## Problem description
Copy out all of the data below exactly, so that no word differs from the original.

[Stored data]
[Start of section]

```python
SYMBOLS = [
    "atn_create", "atn_destroy", "atn_last_error", "atn_upload_scene", "atn_update_camera", "atn_update_tlas",
    "atn_init_sampler", "atn_set_random", "atn_set_screen_shard", "atn_render", "atn_reset", "atn_set_path_batches",
    "atn_set_frames_in_flight", "atn_bank_streams", "atn_side_stream", "atn_mgpu_set_frames_in_flight", "atn_set_sampling_options", "atn_sample_texture",
    "atn_svgf_render", "atn_svgf_set_motion_depth", "atn_svgf_reset", "atn_svgf_set_atrous_iterations",
    "atn_svgf_download", "atn_svgf_output_device", "atn_svgf_set_dilate_temporal_weight", "atn_svgf_denoise", "atn_svgf_upload",
    "atn_restir_set_options", "atn_restir_render", "atn_restir_set_motion_depth", "atn_restir_reset", "atn_restir_capture",
    "atn_restir_download", "atn_npr_render", "atn_npr_reset", "atn_npr_capture", "atn_npr_download",
    "atn_volume_render", "atn_volume_reset", "atn_volume_capture", "atn_volume_download", "atn_volume_phase_table",
    "atn_film_device", "atn_tile_device", "atn_tile_slots", "atn_anyhit_twins", "atn_planar_area_lights", "atn_stream", "atn_synchronize",
    "atn_assemble_tiles", "atn_assemble_tiles_on", "atn_download_film", "atn_upload_film", "atn_get_stats", "atn_get_kernel_times",
    "atn_reset_kernel_times", "atn_generate_paths", "atn_trace_closest", "atn_cmj_samples", "atn_cmj_batch", "atn_ray_offset", "atn_get_random", "atn_random_count",
    "atn_material_table", "atn_material_eval", "atn_compact", "atn_compact2", "atn_sizeof_scene_desc", "atn_sizeof_destination",
    "atn_abi_version", "atn_build_id",
    "atn_download_path_cost", "atn_update_geometry", "atn_scene_device_arrays", "atn_lbvh_rebuild_list", "atn_lbvh_build",
    "atn_mgpu_update_geometry", "atn_mgpu_lbvh_rebuild_list",
    "atn_skin_create", "atn_skin_update", "atn_skin_compute", "atn_lbvh_rebuild_list_skinned", "atn_skin_download",
    "atn_skin_download_list", "atn_skin_destroy",
    "atn_mgpu_create", "atn_mgpu_destroy", "atn_mgpu_last_error", "atn_mgpu_shard_count", "atn_mgpu_shard_device",
    "atn_mgpu_upload_scene", "atn_mgpu_update_tlas", "atn_mgpu_update_camera", "atn_mgpu_init_sampler",
    "atn_mgpu_set_random", "atn_mgpu_render", "atn_mgpu_reset", "atn_mgpu_synchronize", "atn_mgpu_film_device",
    "atn_mgpu_download_film",
    "atn_set_regeneration", "atn_get_regeneration", "atn_render_burst", "atn_regen_stage_counts",
    "atn_mgpu_set_regeneration", "atn_mgpu_render_burst", "atn_set_upload_options", "atn_libm_probe", "atn_set_shade_math",
]
# ... 72 lines not shown
        l.atn_npr_download.argtypes = [vp, C.c_int32, vp]
        l.atn_volume_render.argtypes = [vp, vp, vp]
        l.atn_volume_reset.argtypes = [vp]
        l.atn_volume_capture.argtypes = [vp, C.c_int32]
        l.atn_volume_download.argtypes = [vp, C.c_int32, vp]
        l.atn_volume_phase_table.argtypes = [vp, C.c_float, C.c_uint32, vp, vp, vp, vp, vp, vp]
        l.atn_svgf_set_dilate_temporal_weight.argtypes = [vp, C.c_int32]
        l.atn_svgf_denoise.argtypes = [vp, vp, C.c_int32, vp, vp]
        l.atn_svgf_upload.argtypes = [vp, C.c_int32, C.c_int32, C.c_int32, vp]
        l.atn_svgf_output_device.argtypes = [vp]
        l.atn_svgf_output_device.restype = vp
        l.atn_film_device.argtypes = [vp]; l.atn_film_device.restype = vp
        l.atn_tile_device.argtypes = [vp]; l.atn_tile_device.restype = vp
        l.atn_tile_slots.argtypes = [vp]; l.atn_tile_slots.restype = C.c_uint32
        l.atn_anyhit_twins.argtypes = [vp]; l.atn_anyhit_twins.restype = C.c_uint32
        l.atn_planar_area_lights.argtypes = [vp]; l.atn_planar_area_lights.restype = C.c_uint32
        l.atn_stream.argtypes = [vp]; l.atn_stream.restype = vp
        l.atn_side_stream.argtypes = [vp]; l.atn_side_stream.restype = vp
        l.atn_synchronize.argtypes = [vp]
        l.atn_assemble_tiles.argtypes = [vp, vp, C.c_int32, vp]
        l.atn_assemble_tiles_on.argtypes = [vp, vp, C.c_int32, vp, vp]
        l.atn_download_film.argtypes = [vp, vp]
        l.atn_upload_film.argtypes = [vp, C.c_int32, C.c_int32, vp]
        l.atn_get_stats.argtypes = [vp, vp]
        l.atn_get_kernel_times.argtypes = [vp, vp, vp]
        l.atn_reset_kernel_times.argtypes = [vp]
        l.atn_generate_paths.argtypes = [vp, C.c_int32, C.c_int32, C.c_int32, C.c_uint32, vp]
        l.atn_trace_closest.argtypes = [vp, vp, C.c_uint32, C.c_float, C.c_float, vp, vp]
        l.atn_cmj_samples.argtypes = [vp, C.c_uint32, C.c_uint32, C.c_uint32, C.c_int32, vp]
        l.atn_cmj_batch.argtypes = [vp, C.c_uint32, vp, vp, vp, C.c_int32, vp]
# ... 29 lines not shown
```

[End of section]

## Result
```python
SYMBOLS = [
    "atn_create", "atn_destroy", "atn_last_error", "atn_upload_scene", "atn_update_camera", "atn_update_tlas",
    "atn_init_sampler", "atn_set_random", "atn_set_screen_shard", "atn_render", "atn_reset", "atn_set_path_batches",
    "atn_set_frames_in_flight", "atn_bank_streams", "atn_side_stream", "atn_mgpu_set_frames_in_flight", "atn_set_sampling_options", "atn_sample_texture",
    "atn_svgf_render", "atn_svgf_set_motion_depth", "atn_svgf_reset", "atn_svgf_set_atrous_iterations",
    "atn_svgf_download", "atn_svgf_output_device", "atn_svgf_set_dilate_temporal_weight", "atn_svgf_denoise", "atn_svgf_upload",
    "atn_restir_set_options", "atn_restir_render", "atn_restir_set_motion_depth", "atn_restir_reset", "atn_restir_capture",
    "atn_restir_download", "atn_npr_render", "atn_npr_reset", "atn_npr_capture", "atn_npr_download",
    "atn_volume_render", "atn_volume_reset", "atn_volume_capture", "atn_volume_download", "atn_volume_phase_table",
    "atn_film_device", "atn_tile_device", "atn_tile_slots", "atn_anyhit_twins", "atn_planar_area_lights", "atn_stream", "atn_synchronize",
    "atn_assemble_tiles", "atn_assemble_tiles_on", "atn_download_film", "atn_upload_film", "atn_get_stats", "atn_get_kernel_times",
    "atn_reset_kernel_times", "atn_generate_paths", "atn_trace_closest", "atn_cmj_samples", "atn_cmj_batch", "atn_ray_offset", "atn_get_random", "atn_random_count",
    "atn_material_table", "atn_material_eval", "atn_compact", "atn_compact2", "atn_sizeof_scene_desc", "atn_sizeof_destination",
    "atn_abi_version", "atn_build_id",
    "atn_download_path_cost", "atn_update_geometry", "atn_scene_device_arrays", "atn_lbvh_rebuild_list", "atn_lbvh_build",
    "atn_mgpu_update_geometry", "atn_mgpu_lbvh_rebuild_list",
    "atn_skin_create", "atn_skin_update", "atn_skin_compute", "atn_lbvh_rebuild_list_skinned", "atn_skin_download",
    "atn_skin_download_list", "atn_skin_destroy",
    "atn_mgpu_create", "atn_mgpu_destroy", "atn_mgpu_last_error", "atn_mgpu_shard_count", "atn_mgpu_shard_device",
    "atn_mgpu_upload_scene", "atn_mgpu_update_tlas", "atn_mgpu_update_camera", "atn_mgpu_init_sampler",
    "atn_mgpu_set_random", "atn_mgpu_render", "atn_mgpu_reset", "atn_mgpu_synchronize", "atn_mgpu_film_device",
    "atn_mgpu_download_film",
    "atn_set_regeneration", "atn_get_regeneration", "atn_render_burst", "atn_regen_stage_counts",
    "atn_mgpu_set_regeneration", "atn_mgpu_render_burst", "atn_set_upload_options", "atn_libm_probe", "atn_set_shade_math",
]
# ... 72 lines not shown
        l.atn_npr_download.argtypes = [vp, C.c_int32, vp]
        l.atn_volume_render.argtypes = [vp, vp, vp]
        l.atn_volume_reset.argtypes = [vp]
        l.atn_volume_capture.argtypes = [vp, C.c_int32]
        l.atn_volume_download.argtypes = [vp, C.c_int32, vp]
        l.atn_volume_phase_table.argtypes = [vp, C.c_float, C.c_uint32, vp, vp, vp, vp, vp, vp]
        l.atn_svgf_set_dilate_temporal_weight.argtypes = [vp, C.c_int32]
        l.atn_svgf_denoise.argtypes = [vp, vp, C.c_int32, vp, vp]
        l.atn_svgf_upload.argtypes = [vp, C.c_int32, C.c_int32, C.c_int32, vp]
        l.atn_svgf_output_device.argtypes = [vp]
        l.atn_svgf_output_device.restype = vp
        l.atn_film_device.argtypes = [vp]; l.atn_film_device.restype = vp
        l.atn_tile_device.argtypes = [vp]; l.atn_tile_device.restype = vp
        l.atn_tile_slots.argtypes = [vp]; l.atn_tile_slots.restype = C.c_uint32
        l.atn_anyhit_twins.argtypes = [vp]; l.atn_anyhit_twins.restype = C.c_uint32
        l.atn_planar_area_lights.argtypes = [vp]; l.atn_planar_area_lights.restype = C.c_uint32
        l.atn_stream.argtypes = [vp]; l.atn_stream.restype = vp
        l.atn_side_stream.argtypes = [vp]; l.atn_side_stream.restype = vp
        l.atn_synchronize.argtypes = [vp]
        l.atn_assemble_tiles.argtypes = [vp, vp, C.c_int32, vp]
        l.atn_assemble_tiles_on.argtypes = [vp, vp, C.c_int32, vp, vp]
        l.atn_download_film.argtypes = [vp, vp]
        l.atn_upload_film.argtypes = [vp, C.c_int32, C.c_int32, vp]
        l.atn_get_stats.argtypes = [vp, vp]
        l.atn_get_kernel_times.argtypes = [vp, vp, vp]
        l.atn_reset_kernel_times.argtypes = [vp]
        l.atn_generate_paths.argtypes = [vp, C.c_int32, C.c_int32, C.c_int32, C.c_uint32, vp]
        l.atn_trace_closest.argtypes = [vp, vp, C.c_uint32, C.c_float, C.c_float, vp, vp]
        l.atn_cmj_samples.argtypes = [vp, C.c_uint32, C.c_uint32, C.c_uint32, C.c_int32, vp]
        l.atn_cmj_batch.argtypes = [vp, C.c_uint32, vp, vp, vp, C.c_int32, vp]
# ... 29 lines not shown
```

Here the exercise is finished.